Era buono, era generoso, un ragazzo d’oro, un uomo che pensava solo alla famiglia e al lavoro, uno divertente, un cuore grande, una ragazza fantastica, una santa, una donna che aiutava sempre gli altri, eccetera.

Questo va benissimo, ma verrebbe da chiedersi perchè questo buonismo non viene applicato anche ai vivi.
I vivi – invece – spesso e volentieri sono scuoiati, messi sulla graticola e girati a fuoco lento e il tutto con sadico piacere.
Del vicino, del conoscente, del collega, del capo ufficio, della moglie e del marito, dell’amica o dell’amico, del tizio e del caio: si parla spesso male degli altri, si passano ore a malignare (donne e uomini, senza eccezione). La critica è diventata l’argomento di discussione fra persone che si trovano a passare un momento insieme e che sembra non abbiano nient’altro di cui parlare.

E se si addottasse almeno una parte del buonismo riservato ai morti per applicarlo ai vivi? Magari la gente si smollerebbe un po’, si vedrebbero in giro meno persone con i tratti tirati, le labbra serrate e gli occhi indagatori.
Non sarebbe male provare a vedere quello che di buono hanno le persone invece di elencare ogni loro difetto, reale o presunto.
Perchè perdere energie criticando le persone? A cosa porta? Ci fa sentire migliori? Se così fosse dovremmo forse chiederci cosa c’è che non va in noi, perchè abbiamo il bisogno di giudicare e disprezzare.
Forse dire parole positive ci fa sentire a disagio, ci fa sentire ridicoli? Forse. Ma anche in questo caso sarebbe bene chiederci se tutto il letame che spargiamo attorno sputando sentenze faccia del bene a noi stessi, alla nostra crescita, alla nostra essenza.

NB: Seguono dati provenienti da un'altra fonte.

@dataclass
class BlockTape:
    cfg: BlockCfg
    H: int
    W: int
    Ho: int
    Wo: int
    x: torch.Tensor
    x_st: Optional[BNState]
    e_raw: Optional[torch.Tensor] = None
# ... 184 lines not shown
    tape.stem_raw = raw.view(N, H0, W0, C0)
    tape.stem_bn = ops.bn_finalize(stats, N * H0 * W0, backbone._bn0, training)

    drop_scales: Dict[int, torch.Tensor] = {}
    if training and drop_u is None:
        idx = [b.index for b in cfg.blocks if b.skip and b.drop_rate]
        if idx:
            rates = tuple(1.0 - cfg.blocks[i].drop_rate for i in idx)
            key = (rates, str(dev))
            if key not in _keep_cache:
                _keep_cache[key] = torch.tensor(rates, dtype=torch.float32).to(dev).view(-1, 1)
            keep = _keep_cache[key]
            rs = torch.floor(keep + torch.rand(len(idx), N, device=dev)) / keep
            drop_scales = {i: rs[j] for j, i in enumerate(idx)}
    x, x_st, h, w = tape.stem_raw, tape.stem_bn, H0, W0
    fold = None
    if not training and not save and EVAL_FOLD:
        fold = getattr(backbone, "_eval_fold", None)
        if fold is not None and fold["fingerprint"] != fold_fingerprint(backbone, cfg):
            fold = backbone._eval_fold = fold_eval_bn(backbone, cfg)
        elif fold is None:
            fold = fold_eval_bn(backbone, cfg)
    for b in cfg.blocks:
        m = _blk(backbone, b.index)
        ho, wo = b.out_size(h), b.out_size(w)
        t = BlockTape(cfg=b, H=h, W=w, Ho=ho, Wo=wo, x=x, x_st=x_st)
        if fold is not None:
            t.out = _block_forward_eval(m, b, fold[b.index], (fold["one"], fold["zero"]), x, x_st, N, h, w, ho, wo)
            t.x = None
            tape.blocks.append(t)
            if b.index == 0:
                tape.cols = tape.stem_raw = None
            if len(tape.blocks) >= 2 and tape.blocks[-2].cfg.index not in cfg.taps:
                tape.blocks[-2].out = None
            x, x_st, h, w = t.out, None, ho, wo
            continue
        M, Mo = N * h * w, N * ho * wo
        if b.expand:
            assert x_st is None
            st0 = None
            t.e_raw = ops.pw_fwd(x.view(M, b.cin), m._expand_conv.weight.view(b.cexp, b.cin), b.cexp, want_stats=training,
                                 planes=tape.wp.get(id(m._expand_conv.weight)))
            if training:
                t.e_raw, st0 = t.e_raw
            t.e_raw = t.e_raw.view(N, h, w, b.cexp)
            t.bn0 = ops.bn_finalize(st0, M, m._bn0, training)
            dw_in, dw_st = t.e_raw, t.bn0
        else:
            dw_in, dw_st = x, x_st
        st1 = None
        t.d_raw = ops.dwconv_fwd(dw_in, m._depthwise_conv.weight, b.kernel, b.stride, b.pad_lo, ho, wo, st=dw_st,
                                 want_stats=training)
        if training:
            t.d_raw, st1 = t.d_raw
        t.bn1 = ops.bn_finalize(st1, Mo, m._bn1, training)
        d2 = t.d_raw.view(Mo, b.cexp)
        pooled = ops.pool_sum(d2, ho * wo, st=t.bn1, act=True)
# ... 9 lines not shown
                                 a_scale=t.bn1.scale, a_shift=t.bn1.shift, a_gate=t.gate, rows_per_sample=ho * wo,
                                 want_stats=training, planes=tape.wp.get(id(m._project_conv.weight)))
        if training:
            t.p_raw, st2 = t.p_raw
        t.bn2 = ops.bn_finalize(st2, Mo, m._bn2, training)
        if b.skip and training and b.drop_rate:
            if drop_u is not None:
                keep = 1.0 - b.drop_rate
                t.row_scale = torch.floor(keep + drop_u[b.index].to(dev, torch.float32)) / keep
            else:
                t.row_scale = drop_scales[b.index]
        res = None
        if b.skip:
            assert x_st is None
            res = x.view(M, b.cin)
        t.out = ops.bn_apply(t.p_raw, t.bn2, row_scale=t.row_scale, residual=res, rows_per_sample=ho * wo).view(N, ho, wo, b.cout)
        tape.blocks.append(t)
        x, x_st, h, w = t.out, None, ho, wo
        if not save:
            t.x = t.e_raw = t.d_raw = t.p_raw = t.a = None
            if b.index == 0:
                tape.cols = tape.stem_raw = None
            if len(tape.blocks) >= 2 and tape.blocks[-2].cfg.index not in cfg.taps:
                tape.blocks[-2].out = None
    ops.flush_batch_counters()
    return tape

A chi ha resistito sin qui a leggere le mie tiritere del venerdì, prendo ancora un minuto chiedendo se è solito leggere le Sacre Scritture, cristiane, ebraiche o islamiche che siano.
Lo chiedo perchè chi lo fa potrebbe ricordarsi di una frase molto bella e importante: “O uomini, avete dimenticato di quando eravate Dei”?
Qualcuno replicherà che “sì però c’erano Dei collerici”. Va bene, collerici ma non criticoni, questo penso di poterlo affermare.
Ma il punto non è questo.
Il punto è che in noi c’è davvero una scintilla della divinità che ci ha creato, in ognuno di noi c’è una parte di Dio.
Dovremmo esserne consapevoli e agire di conseguenza, essere grandi e magnanimi, avere parole di comprensione, amore e generosità anche per chi ancora ci sta attorno, non solo per chi accompagnamo al cimitero.